**Dataset records:**
## Extend three-deep A-operand ring staging to tall tiles and stats-epilogue GEMMs

Allows the A3 (three-slot A ring buffer) pipeline in the pp4 GEMM kernel to coexist with the tall 384-row tile form. Ring staging is used for regular tiles and double-buffered staging for tall/half tiles, with a re-stage step when the next tile's form differs. It also routes large-M, large-K residual+row-stats GEMMs to the A3 variant, and adds a debug bit that forces the route without disabling lean paths. The aim is deeper prefetch to hide global-load latency on long-K GEMMs. The cost is extra shared-memory slot bookkeeping, a staging barrier at form switches, and more template instances.

```diff
diff --git a/eilev_amd/csrc/common.h b/eilev_amd/csrc/common.h
--- a/eilev_amd/csrc/common.h
+++ b/eilev_amd/csrc/common.h
@@ -230,6 +230,7 @@
     DBG_GEMM_NO_W6 = 1 << 21,
     DBG_GEMM_GROUP_SHIFT = 22,
     DBG_GEMM_PP4_NO_PRESTAGE = 1 << 24,
+    DBG_GEMM_A3_RING = 1 << 25,
     DBG_GEMM_NB_SHIFT = 26,
     DBG_GEMM_ROWS32_FIRST_FIT = 1 << 27,
     DBG_GEMM_NO_ROWS32 = 1 << 28,
@@ -247,6 +248,7 @@
     DBG_ATTN_HEAD_MAJOR = 1 << 10,
     DBG_ATTN_FRAME3_NO_STORES = 1 << 11,
 };
+enum : int { DBG_GEMM_ROUTE_BITS = ~DBG_GEMM_A3_RING };
 enum GemmForce : int { FORCE_NONE = 0, FORCE_PP4 = 9, FORCE_W6 = 12, FORCE_64x128 = 13, FORCE_128x128 = 14, FORCE_SPLIT_K = 15 };
 
 struct GemmArgs {
@@ -296,10 +298,13 @@
 #define GEMM_FORM_BIT(bit) (g_gemm_form |= (bit))
 extern int g_gemm_ks;
 #define GEMM_FORM_KS(n) (g_gemm_ks = (n))
+extern int g_gemm_a_depth;
+#define GEMM_FORM_A_DEPTH(n) (g_gemm_a_depth = (n))
 #else
 #define GEMM_FORM(code) ((void)0)
 #define GEMM_FORM_BIT(bit) ((void)0)
 #define GEMM_FORM_KS(n) ((void)0)
+#define GEMM_FORM_A_DEPTH(n) ((void)0)
 #endif
 enum : int { GEMM_FORM_ROW_CHUNKS = 1 << 16, GEMM_FORM_W8_EXPANDED = 1 << 17, GEMM_FORM_SPLIT_K = 1 << 18, GEMM_FORM_REDUCE_LN = 1 << 19,
              GEMM_FORM_STREAM_LAYOUT = 1 << 20 };
@@ -314,7 +319,7 @@
 #endif
 static inline bool pp4_all_lean(const GemmArgs &g) {
     const bool scale_ok = g.scale_cols == 0 || (g.scale_cols % 16 == 0 && g.epi == 0 && !g.resid && !g.ln_rows && !g.stat_out);
-    return g.N % 128 == 0 && !g.out_f32 && g.patch_group == 0 && scale_ok && !g.wscale && !g.ascale && !g.dbg && (!g.trace || EILEV_TRACE_M16);
+    return g.N % 128 == 0 && !g.out_f32 && g.patch_group == 0 && scale_ok && !g.wscale && !g.ascale && !(g.dbg & DBG_GEMM_ROUTE_BITS) && (!g.trace || EILEV_TRACE_M16);
 }
 static inline bool hm_takes(const GemmArgs &g) {
     return g.hm_tok >= 128 && g.hm_heads > 0 && g.hm_hd > 64 && g.hm_hd % 8 == 0 && g.N == 3 * g.hm_heads * g.hm_hd && g.ln_rows && g.epi == 0 && !g.resid &&
diff --git a/eilev_amd/csrc/gemm.hip b/eilev_amd/csrc/gemm.hip
--- a/eilev_amd/csrc/gemm.hip
+++ b/eilev_amd/csrc/gemm.hip
@@ -11,6 +11,8 @@
 extern "C" int eilev_debug_grid_cus(int n) { g_eilev_grid_cus = n; return 0; }
 int g_gemm_form = 0;
 int g_gemm_ks = 0;
+int g_gemm_a_depth = 0;
+extern "C" int eilev_debug_gemm_a_depth(void) { return g_gemm_a_depth; }
 #endif
 #ifdef EILEV_PROBES
 unsigned long long *g_gemm_trace = nullptr;
@@ -20,9 +22,6 @@
 
 namespace {
 
-#ifndef EILEV_A3_MIN_K
-#define EILEV_A3_MIN_K 5120
-#endif
 bool a3_takes(const GemmArgs &g) { return g.epi == 0 && g.K >= EILEV_A3_MIN_K; }
 
 int launch_pp4(const GemmArgs &g, hipStream_t s) {
@@ -30,9 +29,10 @@
     const int tiles = ((g.M + 255) / 256) * ((g.N + 255) / 256);
     const int ncu = eilev_grid_cus();
     const int grid = tiles < ncu ? tiles : ncu / 8 * 8;
+    GEMM_FORM_A_DEPTH(2);
     if (g.A8 || g.ln_rows || g.stat_out) return launch_pp4_ext(g, grid, s);
     if (pp4_all_lean(g) && g.epi != 1) {
-        if (a3_takes(g)) return GEMM_FORM(4030), eilev_launch<gemm_pp4_kernel<0, false, 0, 2, true>>(dim3(grid), dim3(512), smem, s, g);
+        if (a3_takes(g)) return GEMM_FORM(4030), GEMM_FORM_A_DEPTH(3), eilev_launch<gemm_pp4_kernel<0, false, 0, 2, true>>(dim3(grid), dim3(512), smem, s, g);
         return eilev_with_epi<0, 2>(g.epi, [&](auto e) { return GEMM_FORM(4020 + decltype(e)::value), eilev_launch<gemm_pp4_kernel<decltype(e)::value, false, 0, 2>>(dim3(grid), dim3(512), smem, s, g); });
     }
     return eilev_with_epi<0, 1, 2>(g.epi, [&](auto e) { return GEMM_FORM(4000 + decltype(e)::value), eilev_launch<gemm_pp4_kernel<decltype(e)::value>>(dim3(grid), dim3(512), smem, s, g); });
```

**Problem to solve:** Reproduce each line of the records in which "decltype" appears.

**Exercise result:**
         return eilev_with_epi<0, 2>(g.epi, [&](auto e) { return GEMM_FORM(4020 + decltype(e)::value), eilev_launch<gemm_pp4_kernel<decltype(e)::value, false, 0, 2>>(dim3(grid), dim3(512), smem, s, g); });
     return eilev_with_epi<0, 1, 2>(g.epi, [&](auto e) { return GEMM_FORM(4000 + decltype(e)::value), eilev_launch<gemm_pp4_kernel<decltype(e)::value>>(dim3(grid), dim3(512), smem, s, g); });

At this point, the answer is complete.